(Saved entries)
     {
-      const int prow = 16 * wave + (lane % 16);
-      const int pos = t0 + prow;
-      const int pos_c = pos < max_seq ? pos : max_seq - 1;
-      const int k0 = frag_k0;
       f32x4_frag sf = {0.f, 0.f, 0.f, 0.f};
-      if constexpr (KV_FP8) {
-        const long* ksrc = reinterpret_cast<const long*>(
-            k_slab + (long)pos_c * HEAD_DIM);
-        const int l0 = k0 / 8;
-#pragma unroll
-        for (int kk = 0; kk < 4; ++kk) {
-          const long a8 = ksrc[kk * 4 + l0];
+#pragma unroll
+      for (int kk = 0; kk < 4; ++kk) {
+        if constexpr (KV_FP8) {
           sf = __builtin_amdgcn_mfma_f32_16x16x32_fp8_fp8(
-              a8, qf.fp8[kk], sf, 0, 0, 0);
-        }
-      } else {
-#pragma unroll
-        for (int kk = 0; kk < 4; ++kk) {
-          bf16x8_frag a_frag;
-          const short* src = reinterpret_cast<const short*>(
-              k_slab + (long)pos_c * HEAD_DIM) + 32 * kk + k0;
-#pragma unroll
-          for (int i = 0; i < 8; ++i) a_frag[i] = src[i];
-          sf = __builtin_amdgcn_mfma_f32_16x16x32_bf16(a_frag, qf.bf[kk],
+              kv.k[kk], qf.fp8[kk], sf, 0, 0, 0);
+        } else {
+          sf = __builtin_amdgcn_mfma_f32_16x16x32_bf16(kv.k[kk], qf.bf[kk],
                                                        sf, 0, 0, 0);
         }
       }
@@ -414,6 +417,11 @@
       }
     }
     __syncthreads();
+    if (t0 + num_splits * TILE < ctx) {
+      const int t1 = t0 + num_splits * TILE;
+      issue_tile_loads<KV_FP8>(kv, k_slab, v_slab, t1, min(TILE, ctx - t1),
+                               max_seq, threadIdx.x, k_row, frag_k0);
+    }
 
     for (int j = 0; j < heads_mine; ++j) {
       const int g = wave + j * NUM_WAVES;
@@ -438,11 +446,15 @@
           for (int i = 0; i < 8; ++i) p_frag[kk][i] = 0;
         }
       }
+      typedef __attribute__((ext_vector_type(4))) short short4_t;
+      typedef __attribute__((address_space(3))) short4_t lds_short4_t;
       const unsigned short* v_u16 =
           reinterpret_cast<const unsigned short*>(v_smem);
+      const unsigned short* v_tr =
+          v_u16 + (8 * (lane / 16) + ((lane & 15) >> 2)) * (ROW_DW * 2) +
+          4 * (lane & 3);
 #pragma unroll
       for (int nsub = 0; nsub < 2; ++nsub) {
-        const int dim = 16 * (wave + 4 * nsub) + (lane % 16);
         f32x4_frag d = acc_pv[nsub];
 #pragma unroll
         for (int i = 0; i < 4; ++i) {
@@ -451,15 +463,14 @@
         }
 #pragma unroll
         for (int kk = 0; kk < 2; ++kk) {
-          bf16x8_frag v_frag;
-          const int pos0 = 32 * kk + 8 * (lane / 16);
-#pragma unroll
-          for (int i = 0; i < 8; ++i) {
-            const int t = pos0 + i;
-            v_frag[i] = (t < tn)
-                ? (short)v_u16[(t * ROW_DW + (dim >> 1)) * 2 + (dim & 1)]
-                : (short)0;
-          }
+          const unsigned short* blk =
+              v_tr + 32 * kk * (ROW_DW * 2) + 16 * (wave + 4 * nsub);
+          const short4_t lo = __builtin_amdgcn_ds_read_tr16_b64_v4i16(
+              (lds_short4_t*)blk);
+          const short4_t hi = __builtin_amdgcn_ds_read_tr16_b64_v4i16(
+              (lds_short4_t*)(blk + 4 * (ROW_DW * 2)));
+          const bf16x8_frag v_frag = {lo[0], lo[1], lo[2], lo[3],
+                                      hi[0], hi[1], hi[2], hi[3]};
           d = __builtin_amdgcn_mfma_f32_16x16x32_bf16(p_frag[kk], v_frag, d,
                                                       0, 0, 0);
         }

§ **WORK TO BE COMPLETED**: Count, in the data above, the lines that hold "prow". Return only that count.

§ **EXPECTED OUTPUT**: 2